WORK TASK: Search the records for the word "NoVal" and copy every line in which it occurs.

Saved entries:
=== Begin Enclosure ===
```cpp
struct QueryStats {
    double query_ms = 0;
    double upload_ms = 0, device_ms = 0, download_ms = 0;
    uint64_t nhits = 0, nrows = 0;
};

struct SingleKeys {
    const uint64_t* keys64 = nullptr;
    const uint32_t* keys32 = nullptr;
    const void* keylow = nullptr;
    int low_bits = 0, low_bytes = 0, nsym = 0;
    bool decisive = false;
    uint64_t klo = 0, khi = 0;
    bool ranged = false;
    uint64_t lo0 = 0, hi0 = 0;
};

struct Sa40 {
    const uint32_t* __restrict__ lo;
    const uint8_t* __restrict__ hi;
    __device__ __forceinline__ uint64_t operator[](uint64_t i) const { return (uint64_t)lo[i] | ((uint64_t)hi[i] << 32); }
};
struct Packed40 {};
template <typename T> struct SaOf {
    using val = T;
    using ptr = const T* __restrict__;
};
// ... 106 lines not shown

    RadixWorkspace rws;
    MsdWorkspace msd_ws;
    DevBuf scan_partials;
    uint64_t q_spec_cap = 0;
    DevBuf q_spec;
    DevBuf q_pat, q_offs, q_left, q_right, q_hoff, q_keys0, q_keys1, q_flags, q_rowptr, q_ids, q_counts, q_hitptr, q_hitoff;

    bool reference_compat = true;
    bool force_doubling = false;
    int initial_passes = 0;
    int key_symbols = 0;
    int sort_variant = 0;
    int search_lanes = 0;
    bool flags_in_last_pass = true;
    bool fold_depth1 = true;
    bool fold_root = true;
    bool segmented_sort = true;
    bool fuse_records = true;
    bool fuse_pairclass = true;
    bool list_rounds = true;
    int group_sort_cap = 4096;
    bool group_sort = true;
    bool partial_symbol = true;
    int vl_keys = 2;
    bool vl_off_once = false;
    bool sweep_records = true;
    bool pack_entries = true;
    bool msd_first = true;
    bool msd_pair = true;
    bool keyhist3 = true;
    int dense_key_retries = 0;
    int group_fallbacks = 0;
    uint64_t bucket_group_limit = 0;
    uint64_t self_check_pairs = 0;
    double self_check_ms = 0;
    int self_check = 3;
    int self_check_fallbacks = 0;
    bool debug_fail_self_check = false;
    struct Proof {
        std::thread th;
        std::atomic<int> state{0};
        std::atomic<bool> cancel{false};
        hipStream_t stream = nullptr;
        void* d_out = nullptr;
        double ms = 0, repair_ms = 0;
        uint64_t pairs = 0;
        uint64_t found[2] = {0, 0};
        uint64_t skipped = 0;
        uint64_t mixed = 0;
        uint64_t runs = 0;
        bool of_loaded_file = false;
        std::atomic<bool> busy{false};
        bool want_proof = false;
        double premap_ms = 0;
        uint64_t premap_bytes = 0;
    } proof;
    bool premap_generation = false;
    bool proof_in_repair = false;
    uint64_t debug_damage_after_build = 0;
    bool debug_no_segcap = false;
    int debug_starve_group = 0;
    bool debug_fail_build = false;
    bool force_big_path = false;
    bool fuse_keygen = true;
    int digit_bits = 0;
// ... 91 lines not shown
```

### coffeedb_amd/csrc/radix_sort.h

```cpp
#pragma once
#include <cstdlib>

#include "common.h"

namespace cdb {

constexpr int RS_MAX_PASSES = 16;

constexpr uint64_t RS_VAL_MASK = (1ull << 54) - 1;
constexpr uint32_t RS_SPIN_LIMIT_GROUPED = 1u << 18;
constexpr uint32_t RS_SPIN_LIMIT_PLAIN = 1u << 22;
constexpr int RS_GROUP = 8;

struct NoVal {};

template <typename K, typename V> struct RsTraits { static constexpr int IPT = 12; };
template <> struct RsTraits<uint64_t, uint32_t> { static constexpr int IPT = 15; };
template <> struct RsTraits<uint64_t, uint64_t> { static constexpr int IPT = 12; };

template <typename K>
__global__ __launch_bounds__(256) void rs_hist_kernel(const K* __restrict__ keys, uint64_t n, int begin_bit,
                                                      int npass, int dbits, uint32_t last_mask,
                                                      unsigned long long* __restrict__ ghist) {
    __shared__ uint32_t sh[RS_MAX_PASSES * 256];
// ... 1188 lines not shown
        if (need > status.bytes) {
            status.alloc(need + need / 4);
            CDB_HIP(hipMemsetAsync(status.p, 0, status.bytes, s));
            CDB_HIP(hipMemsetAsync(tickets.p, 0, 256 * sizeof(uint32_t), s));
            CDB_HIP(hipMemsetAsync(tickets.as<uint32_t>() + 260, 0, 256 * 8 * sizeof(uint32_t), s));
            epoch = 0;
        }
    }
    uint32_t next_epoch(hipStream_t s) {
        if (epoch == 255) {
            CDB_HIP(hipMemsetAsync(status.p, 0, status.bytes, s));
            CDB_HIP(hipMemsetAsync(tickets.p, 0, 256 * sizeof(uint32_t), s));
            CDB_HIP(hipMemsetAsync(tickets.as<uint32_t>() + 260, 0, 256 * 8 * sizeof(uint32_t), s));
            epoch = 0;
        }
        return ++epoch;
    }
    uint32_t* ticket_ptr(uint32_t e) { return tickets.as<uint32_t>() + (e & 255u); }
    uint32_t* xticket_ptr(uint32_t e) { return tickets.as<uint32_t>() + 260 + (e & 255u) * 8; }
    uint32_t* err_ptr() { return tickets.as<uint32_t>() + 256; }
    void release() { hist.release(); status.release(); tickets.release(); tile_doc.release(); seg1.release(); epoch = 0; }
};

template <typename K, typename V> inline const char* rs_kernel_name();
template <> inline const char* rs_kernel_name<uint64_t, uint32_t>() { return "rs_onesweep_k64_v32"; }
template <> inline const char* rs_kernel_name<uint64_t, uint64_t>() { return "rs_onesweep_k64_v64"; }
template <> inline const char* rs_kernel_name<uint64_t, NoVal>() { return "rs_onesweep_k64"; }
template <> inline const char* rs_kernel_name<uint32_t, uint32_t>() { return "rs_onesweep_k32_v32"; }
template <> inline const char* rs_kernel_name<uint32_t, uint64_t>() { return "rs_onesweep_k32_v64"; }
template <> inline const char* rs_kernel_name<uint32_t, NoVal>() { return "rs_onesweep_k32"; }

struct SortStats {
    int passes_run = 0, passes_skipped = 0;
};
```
=== End Enclosure ===
OUTPUT FOR THIS TASK:
struct NoVal {};
template <> inline const char* rs_kernel_name<uint64_t, NoVal>() { return "rs_onesweep_k64"; }
template <> inline const char* rs_kernel_name<uint32_t, NoVal>() { return "rs_onesweep_k32"; }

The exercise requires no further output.